**RECORD EXTRACTS**
>>>

# paritybit-ai/XFL

Measured on AMD Instinct MI355X. Metric: 2048-bit Paillier encrypts/s (device-resident), higher is better.
Workload: dtype u32; 1 GPU; DJN private-key (CRT) encrypt, obfuscated, precision 7, 1000000 float64 plaintexts/GPU resident in HBM; key_bits=2048, elements_per_gpu=1000000, fixed_base_window_bits=23, fixed_base_window_split=False, parallelism=shard1, table_bytes=193273528320

## Files before the change

### xfl_amd/csrc/keyconst.hpp

```cpp
#pragma once
#include <algorithm>
#include <cstdint>
#include <stdexcept>
#include <utility>
#include <vector>

#include "hostbn.hpp"
#include "keydev.hpp"
#include "rns_layout.hpp"

namespace xhe {

struct ModSpec {
  int S, W;
  int S4() const { return (S + 3) & ~3; }
  BigU R() const { return pow2((size_t)W * S); }
};

struct KeySpec {
  int K;
  bool priv, djn;
  ModSpec mp2, mp2L, mp2X;
  ModSpec mp;
  ModSpec mn2, mn2X;
// ... 205 lines not shown
using PairF = const uint2* KeyDev::*;
using ModF = ModDev KeyDev::*;
using IntF = int KeyDev::*;

struct Dst {
  RowF w = nullptr;
  PairF d = nullptr;
  ModF m = nullptr;
  const uint32_t* ModDev::*mw = nullptr;
  size_t* off = nullptr;
  Dst(RowF f) : w(f) {}
  Dst(PairF f) : d(f) {}
  Dst(ModF mod, const uint32_t* ModDev::*f) : m(mod), mw(f) {}
  Dst(size_t* o) : off(o) {}
};

struct KeyImage {
  std::vector<uint32_t> words;
  KeyDev kd{};
  int rand_bits = 0, rand_words = 0;
  size_t hM_n2 = 0, hM_p2[2] = {0, 0};
  std::vector<uint32_t> hinvM_p[2];

  void put(const std::vector<uint32_t>& v, Dst dst, size_t min_words = 0) {
    const size_t off = words.size();
    const size_t len = (std::max(v.size(), min_words) + 3) & ~(size_t)3;
    words.resize(off + len, 0u);
    std::copy(v.begin(), v.end(), words.begin() + off);
    if (dst.off) *dst.off = off;
    else binds.push_back({dst, off});
  }
  void put_limbs(const BigU& x, const ModSpec& s, Dst dst) { put(x.to_limbs(s.W, s.S), dst, s.S4()); }
  void put_words(const BigU& x, int nw, Dst dst) {
    std::vector<uint32_t> v(nw);
    x.to_words(v.data(), nw);
    put(v, dst);
  }
  void put_mod(const BigU& M, const ModSpec& s, ModF m, int npow = 0) {
    const BigU R1 = mod(s.R(), M), R2 = mulmod(R1, R1, M), R3 = mulmod(R2, R1, M);
    put_limbs(M, s, {m, &ModDev::N});
    put_limbs(R1, s, {m, &ModDev::R1});
    put_limbs(R2, s, {m, &ModDev::R2});
    put_limbs(R3, s, {m, &ModDev::R3});
    (kd.*m).n0inv = mont_ninv(M.word(0), s.W);
    if (npow <= 0) return;
    std::vector<uint32_t> rows((size_t)npow * s.S4(), 0u);
    BigU x = mod(BigU(1), M);
    for (int j = 0; j < npow; ++j) {
      const std::vector<uint32_t> l = x.to_limbs(s.W, s.S);
      std::copy(l.begin(), l.end(), rows.begin() + (size_t)j * s.S4());
      x = mulmod(x, R1, M);
    }
    put(rows, {m, &ModDev::Rpow});
  }

  KeyDev bind(const uint32_t* base) const {
    KeyDev r = kd;
    for (const Binding& b : binds) {
      const uint32_t* p = base + b.off;
      if (b.dst.w) r.*b.dst.w = p;
      else if (b.dst.d) r.*b.dst.d = reinterpret_cast<const uint2*>(p);
      else (r.*b.dst.m).*b.dst.mw = p;
    }
    return r;
  }

 private:
  struct Binding {
    Dst dst;
    size_t off;
  };
  std::vector<Binding> binds;
};

namespace pq {
constexpr ModF m2[2] = {&KeyDev::p2, &KeyDev::q2}, m2L[2] = {&KeyDev::p2L, &KeyDev::q2L},
               m2X[2] = {&KeyDev::p2X, &KeyDev::q2X}, m1[2] = {&KeyDev::p, &KeyDev::q},
               dm[2] = {&KeyDev::dp, &KeyDev::dq};
constexpr RowF nprime[2] = {&KeyDev::p2_nprime, &KeyDev::q2_nprime}, rns[2] = {&KeyDev::rns_p, &KeyDev::rns_q},
               nR2[2] = {&KeyDev::nR2_p2, &KeyDev::nR2_q2}, nR2L[2] = {&KeyDev::nR2_p2L, &KeyDev::nR2_q2L},
               nR[2] = {&KeyDev::nR_p2, &KeyDev::nR_q2}, R1C[2] = {&KeyDev::R1C_p2X, &KeyDev::R1C_q2X},
               nR2C[2] = {&KeyDev::nR2C_p2X, &KeyDev::nR2C_q2X}, m1_words[2] = {&KeyDev::pm1_words, &KeyDev::qm1_words},
               inv_lim[2] = {&KeyDev::pinv_lim, &KeyDev::qinv_lim}, hR[2] = {&KeyDev::hpR, &KeyDev::hqR},
               topc[2] = {&KeyDev::topc_p, &KeyDev::topc_q}, e_words[2] = {&KeyDev::ep_words, &KeyDev::eq_words},
               x_kn2[2] = {&KeyDev::x_kn2_p, &KeyDev::x_kn2_q}, x_rmn[2] = {&KeyDev::x_rmn_p, &KeyDev::x_rmn_q},
               x_topc[2] = {&KeyDev::x_topc_p, &KeyDev::x_topc_q}, x_fold[2] = {&KeyDev::x_fold_p, &KeyDev::x_fold_q},
               x_hpR[2] = {&KeyDev::x_hpR_p, &KeyDev::x_hpR_q};
constexpr PairF x_dwt[2] = {&KeyDev::x_dwt_p, &KeyDev::x_dwt_q}, x_dw[2] = {&KeyDev::x_dw_p, &KeyDev::x_dw_q};
constexpr IntF m1_bits[2] = {&KeyDev::pm1_bits, &KeyDev::qm1_bits}, e_bits[2] = {&KeyDev::ep_bits, &KeyDev::eq_bits};
}

struct Prime {
  BigU X, Y, X2, n, h;
};

struct DigitMod {
  const BigU& M;
  ModSpec s;
  BigU R, RM, Rinv;
  DigitMod(const BigU& M_, const ModSpec& s_) : M(M_), s(s_), R(s_.R()), RM(mod(R, M_)), Rinv(modinv(RM, M_)) {}
};

inline std::vector<uint32_t> digit_pairs(const DigitMod& d, const BigU& Xw) {
  const BigU e = mulmod(mod(Xw, d.M), d.Rinv, d.M);
  BigU Q;
  divmod(add(Xw, mul(d.R, sub(d.M, e))), d.M, &Q, nullptr);
  const BigU f = submod(mod(Q, d.M), d.RM, d.M);
  const std::vector<uint32_t> el = e.to_limbs(d.s.W, d.s.S), fl = f.to_limbs(d.s.W, d.s.S);
  std::vector<uint32_t> v(2 * (size_t)d.s.S);
  for (int i = 0; i < d.s.S; ++i) {
    v[2 * i] = el[i];
    v[2 * i + 1] = fl[i];
  }
  return v;
}

inline std::vector<uint32_t> mask_plus_e(const BigU& M, const BigU& RM, const ModSpec& s) {
  std::vector<uint32_t> v = submod(BigU(1), RM, M).to_limbs(s.W, s.S);
  for (auto& x : v) x += (1u << s.W) - 1u;
  return v;
}

inline void digit_modulus(KeyImage& im, const DigitMod& d, const BigU& M2, ModF m, RowF kn2, RowF rmn) {
  im.put_mod(d.M, d.s, m);
  BigU c;
  divmod(sub(add(d.R, d.M), BigU(1)), d.M, &c, nullptr);
  im.put_limbs(mul(c, M2), ModSpec{2 * d.s.S, d.s.W}, kn2);
  im.put_limbs(sub(d.R, d.M), d.s, rmn);
}

inline void n2_constants(KeyImage& im, const KeySpec& s, const BigU& n, const BigU& n2, const BigU* h_pub) {
  im.put_words(n, s.nw(), &KeyDev::n_words);
  im.put_words(n2, s.n2w(), &KeyDev::n2_words);
  BigU maxpos;
  divmod(n, BigU(3), &maxpos, nullptr);
  im.put_words(maxpos, s.nw(), &KeyDev::maxpos);
  im.put_words(sub(n, maxpos), s.nw(), &KeyDev::minneg);
  im.put_limbs(n, s.mp2, &KeyDev::n_lim);
  im.put_mod(n2, s.mn2, &KeyDev::n2, kRpowRows);
  im.put_mod(n2, s.mn2X, &KeyDev::n2X, kRpowRows);
  if (s.K == 2048) {
    BigU mu;
    divmod(pow2((size_t)s.bar.W * 2 * s.bar.S), n2, &mu, nullptr);
    im.put_limbs(mu, ModSpec{s.bar.S + 1, s.bar.W}, &KeyDev::n2_mu);
  }
  if (s.K == 2048) {
    const ModSpec& sw = s.wave;
    const BigU Rw = sw.R();
    im.put_limbs(n2, sw, &KeyDev::n2w_N);
    im.put_limbs(sub(Rw, modinv(n2, Rw)), sw, &KeyDev::n2w_np);
    const BigU Rwn = mod(Rw, n2), Rw2 = mulmod(Rwn, Rwn, n2);
    im.put_limbs(mulmod(Rw2, modinv(mod(s.mn2X.R(), n2), n2), n2), sw, &KeyDev::n2w_C);
    im.put_limbs(Rw2, sw, &KeyDev::n2w_R2);
  }
  im.put_mod(n, s.mp2L, &KeyDev::nL);
  im.put_limbs(n2, ModSpec{2 * s.mp2L.S, s.mp2L.W}, &KeyDev::n2_limL);
  const BigU Rn2 = mod(s.mn2.R(), n2);
  im.put_limbs(mulmod(n, mulmod(Rn2, Rn2, n2), n2), s.mn2, &KeyDev::nR2_n2);
  if (h_pub) im.put_limbs(mulmod(mod(*h_pub, n2), Rn2, n2), s.mn2, &im.hM_n2);
}

inline void ndigit_constants(KeyImage& im, const KeySpec& s, const BigU& n, const BigU& n2) {
  const DigitMod d(n, s.nd);
  digit_modulus(im, d, n2, &KeyDev::nd, &KeyDev::nd_kn2, &KeyDev::nd_rmn);
  const BigU Rn2 = mod(d.R, n2), R2 = mulmod(Rn2, Rn2, n2), R4 = mulmod(R2, R2, n2);
  im.put(digit_pairs(d, R2), &KeyDev::nd_d1);
  im.put(digit_pairs(d, R4), &KeyDev::nd_dw);
  im.put(digit_pairs(d, mulmod(R4, modinv(mod(s.mn2.R(), n2), n2), n2)), &KeyDev::nd_dwt);
  im.put(mask_plus_e(n, d.RM, d.s), &KeyDev::nd_topc);
}

inline void prime2_constants(KeyImage& im, const KeySpec& s, const Prime (&pr)[2], const BigU* h, int nwin) {
  const ModSpec &s2 = s.mp2, &sL = s.mp2L, &sx = s.mp2X;
  const BigU &p2 = pr[0].X2, &q2 = pr[1].X2;
  im.put_mod(p2, s2, &KeyDev::p2);
  for (int i = 0; i < 2; ++i) im.put_mod(pr[i].X2, sL, pq::m2L[i]);
  for (int i = 0; i < 2; ++i) im.put_mod(pr[i].X2, sx, pq::m2X[i]);
  im.put_mod(q2, s2, &KeyDev::q2);
  const BigU R = s2.R();
  if (s.K == 2048) {
    for (int i = 0; i < 2; ++i) im.put_limbs(sub(R, modinv(pr[i].X2, R)), s2, pq::nprime[i]);
    im.put(rnsh::bases().shared, &KeyDev::rns);
    for (int i = 0; i < 2; ++i) im.put(rnsh::prime_block(pr[i].X), pq::rns[i]);
  }
  const BigU Rm[2] = {mod(R, p2), mod(R, q2)};
  for (int i = 0; i < 2; ++i)
    im.put_limbs(mulmod(pr[i].n, mulmod(Rm[i], Rm[i], pr[i].X2), pr[i].X2), s2, pq::nR2[i]);
  const BigU RL = sL.R();
  for (int i = 0; i < 2; ++i) {
    const BigU RLm = mod(RL, pr[i].X2);
    im.put_limbs(mulmod(pr[i].n, mulmod(RLm, RLm, pr[i].X2), pr[i].X2), sL, pq::nR2L[i]);
  }
  for (int i = 0; i < 2; ++i) im.put_limbs(mulmod(pr[i].n, Rm[i], pr[i].X2), s2, pq::nR[i]);
  im.put_limbs(mulmod(modinv(q2, p2), Rm[0], p2), s2, &KeyDev::q2invR_p2);
  im.put_limbs(q2, s2, &KeyDev::q2_lim);
  im.put_limbs(shl(p2, 2), s2, &KeyDev::p2x4_lim);
  if (!s.djn) return;
  for (int i = 0; i < 2; ++i)
    im.put_limbs(mulmod(mod(*h, pr[i].X2), Rm[i], pr[i].X2), s2, &im.hM_p2[i]);
  const BigU Rx = sx.R(), Cexp = pow2((size_t)(sx.S - s2.S) * s2.W * nwin);
  for (int i = 0; i < 2; ++i) {
    const BigU& X2 = pr[i].X2;
    const BigU RxP = mod(Rx, X2), CR = mulmod(mod(Cexp, X2), RxP, X2);
    im.put_limbs(CR, sx, pq::R1C[i]);
    im.put_limbs(mulmod(pr[i].n, mulmod(CR, RxP, X2), X2), sx, pq::nR2C[i]);
  }
}

inline void decrypt_constants(KeyImage& im, const KeySpec& s, const BigU& n, Prime (&pr)[2]) {
  const ModSpec& s1 = s.mp;
  const BigU T = s1.R();
  for (int i = 0; i < 2; ++i) im.put_mod(pr[i].X, s1, pq::m1[i]);
  for (int i = 0; i < 2; ++i) {
    const BigU m1 = sub(pr[i].X, BigU(1));
    im.kd.*pq::m1_bits[i] = (int)m1.bits();
    im.put_words(m1, s.nw() / 2 + 1, pq::m1_words[i]);
  }
  for (int i = 0; i < 2; ++i) im.put_limbs(modinv(pr[i].X, T), s1, pq::inv_lim[i]);
  BigU Tm[2];
  for (int i = 0; i < 2; ++i) {
    const BigU& X = pr[i].X;
    const BigU x = mod(add(BigU(1), mul(sub(X, BigU(1)), n)), pr[i].X2);
    BigU L;
    divmod(sub(x, BigU(1)), X, &L, nullptr);
    pr[i].h = modinv(L, X);
    Tm[i] = mod(T, X);
  }
  for (int i = 0; i < 2; ++i) im.put_limbs(mulmod(pr[i].h, Tm[i], pr[i].X), s1, pq::hR[i]);
  im.put_limbs(mulmod(modinv(pr[1].X, pr[0].X), Tm[0], pr[0].X), s1, &KeyDev::qinvpR);
  im.put_limbs(pr[1].X, s1, &KeyDev::q_lim);
  if (s.K == 2048)
    for (int i = 0; i < 2; ++i) im.put(mask_plus_e(pr[i].X, mod(s.pmd.R(), pr[i].X), s.pmd), pq::topc[i]);
}
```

<<<

Within the material above, show every line that includes "private".

Workload: dtype u32; 1 GPU; DJN private-key (CRT) encrypt, obfuscated, precision 7, 1000000 float64 plaintexts/GPU resident in HBM; key_bits=2048, elements_per_gpu=1000000, fixed_base_window_bits=23, fixed_base_window_split=False, parallelism=shard1, table_bytes=193273528320
 private:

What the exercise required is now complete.